The issue, and next steps

The issue, and next steps

Turns out... its ceph storage.

Despite having 7x OSDs on bare metal NVMe... despite having DEDICATED 10G network connectivity.... Its having significant performance issues.

Any spikes in IO (Large file transfers, backups. Even copying files to a different server) would cause huge IO delays, causing things to break or drop offline.

There are no errors shown. The configuration is pretty standard. I have no idea why it is having so many issues.

I have cleared off a new NVMe, and will move this server to it tomorrow, and hopefully end all of the issues from this week... Assuming I have any users left here. (I wouldn't blame you for leaving, it has been a really bad week for LemmyOnline)

IF, my assumptions are incorrect, then f-it, I will just run lemmy on a bare metal server I have on standby.

Update

Server migrated to local storage. Was, nearly unnoticeable, unless you did something in the 3 minute window it took to clone/restore/etc.

Migrated to new server

Migrated to new server

Just finished migrating to a different server... hopefully this helps some.

Downtime Followup

Downtime Followup

As a continuation from the FIRST POST

As you have likely noticed, there are still issues.

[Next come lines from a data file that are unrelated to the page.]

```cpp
DxRoctx::DxRoctx() {
    const char* e = getenv("DANGX_ROCTX");
    if (!(e && e[0] == '1')) return;
    for (const char* lib : {"librocprofiler-sdk-roctx.so", "libroctx64.so"}) {
        void* h = dlopen(lib, RTLD_NOW | RTLD_GLOBAL);
        if (!h) continue;
        push = reinterpret_cast<int (*)(const char*)>(dlsym(h, "roctxRangePushA"));
        pop = reinterpret_cast<int (*)()>(dlsym(h, "roctxRangePop"));
        if (push && pop) return;
        push = nullptr; pop = nullptr;
    }
}
const DxRoctx& dx_roctx() {
    static const DxRoctx r;
    return r;
}
const char* dx_kernel_family(int kid) {
    static const char* const names[DANGX_K_COUNT] = {"dangx:amplitude_solve", "dangx:index_sweep", "dangx:sky_chisq", "dangx:reduce",
                                                     "dangx:cg_Ax", "dangx:cg_vec", "dangx:solve+sweeps", "dangx:moments", "dangx:hist",
                                                     "dangx:signal", "dangx:chains", "dangx:batches"};
    return (kid >= 0 && kid < DANGX_K_COUNT) ? names[kid] : "dangx:?";
// ... 409 lines not shown
            for (size_t q = 0; q < nbp; ++q)
                if (ctx->bp_nu0[q] != 0.0) lnr[l * nbp + q] = std::log(ctx->bp_nu0[q] / ctx->desc[l].nu_ref);
        HIPCHK(ctx, hipMemcpy(ctx->d_bp_lnr, lnr.data(), nbytes * M.ncomp, hipMemcpyHostToDevice));
        ctx->bp_dirty = false;
    }
    M.bp_nu0 = ctx->d_bp_nu0; M.bp_tau0 = ctx->d_bp_tau0;
    for (int l = 0; l < M.ncomp; ++l) {
        Comp& c = M.comp[l];
        const dangx_comp_desc& d = ctx->desc[l];
        c.type = d.type; c.nind = d.nindices; c.group = d.cg_group; c.sample_amp = d.sample_amplitude;
        c.is_synch = d.is_synch; c.nu_ref = d.nu_ref;
        c.amp = ctx->amp[l]; c.idx = ctx->idx[l];
        c.tmpl = ctx->tmpl[l]; c.corr_mask = ctx->corr_mask[l]; c.nfit = ctx->nfit[l];
        c.bp_lnr = ctx->d_bp_lnr ? ctx->d_bp_lnr + (size_t)l * nbp : nullptr;
        for (int k = 0; k < 3; ++k)
            for (int j = 0; j < MAXB; ++j) c.tamp[k][j] = ctx->tamp[l][k][j];
        if (is_global_type(c.type) && !c.tmpl) return fail(ctx, "global-amplitude component without a template map (dangx_set_template)");
        for (int q = 0; q < MAXI; ++q) {
            c.lnl_type[q] = d.lnl_type[q]; c.prior_type[q] = d.prior_type[q];
            c.gauss[q][0] = d.gauss_prior[q][0]; c.gauss[q][1] = d.gauss_prior[q][1];
            c.uni[q][0] = d.uni_prior[q][0]; c.uni[q][1] = d.uni_prior[q][1];
            c.step[q] = d.step_size[q];
            c.lgden[q] = std::log(d.gauss_prior[q][1] * std::sqrt(2.0 * PI));
        }
        c.lnuref9 = std::log(1.0 * c.nu_ref / 1.0e9);
        for (int j = 0; j < M.nbands; ++j) {
            const double nu = M.band[j].nu_c;
            const double r = nu / c.nu_ref;
            c.lnr[j] = std::log(r);
            c.lnu9[j] = std::log(1.0 * nu / 1.0e9);
            c.cst[j] = 0.0;
            if (c.type == DANGX_CMB) c.cst[j] = 1.0 / host_a2t(ctx, j);
            else if (c.type == DANGX_FREEFREE) c.cst[j] = 1.0 / (r * r);
            else if (c.type == DANGX_LOGNORMAL) { const double q = c.nu_ref / nu; c.cst[j] = q * q; }
        }
        c.const_planes = 0;
        if (c.type >= DANGX_POWERLAW && c.type <= DANGX_CMB) {
            const unsigned cp = (c.nind == 0) ? 7u : ctx->idx_const[l];
            for (int k = 0; k < M.nmaps; ++k)
                if ((cp >> k) & 1) {
                    c.const_planes |= 1 << k;
                    const double t0 = ctx->idx_val[l][k][0], t1 = ctx->idx_val[l][k][1];
                    for (int j = 0; j < M.nbands; ++j) c.csed[k][j] = dx_host_band_sed(ctx, l, j, t0, t1);
                }
        }
    }
// ... 726 lines not shown
```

To summarize the first post.... catastrophic software/hardware failure, which meant needing to restore from backups.

I decided to take the opportunity to rebuild newer, and better. As such, I decided to give proxmox a try, with a ceph storage backend.

After, getting a simple k8s environment back up and running on the cluster, and restoring the backups- lemmy online, was mostly back in business using the existing manifests.

Well, the problem is.... when heavy backend IO occurs (during backups, big operations, installing large software....), the longhorn.io storage used in the k8s environment, kind of... "dies".

And- as I have seen today, this is not an infrequent issue. I have had to bounce the VM multiple times today to restore operations.

I am currently working on building out a new VM specifically for LemmyOnline, to seperate it from the temporary k8s environment. Once, this is up and running, things should return to stable, and normal.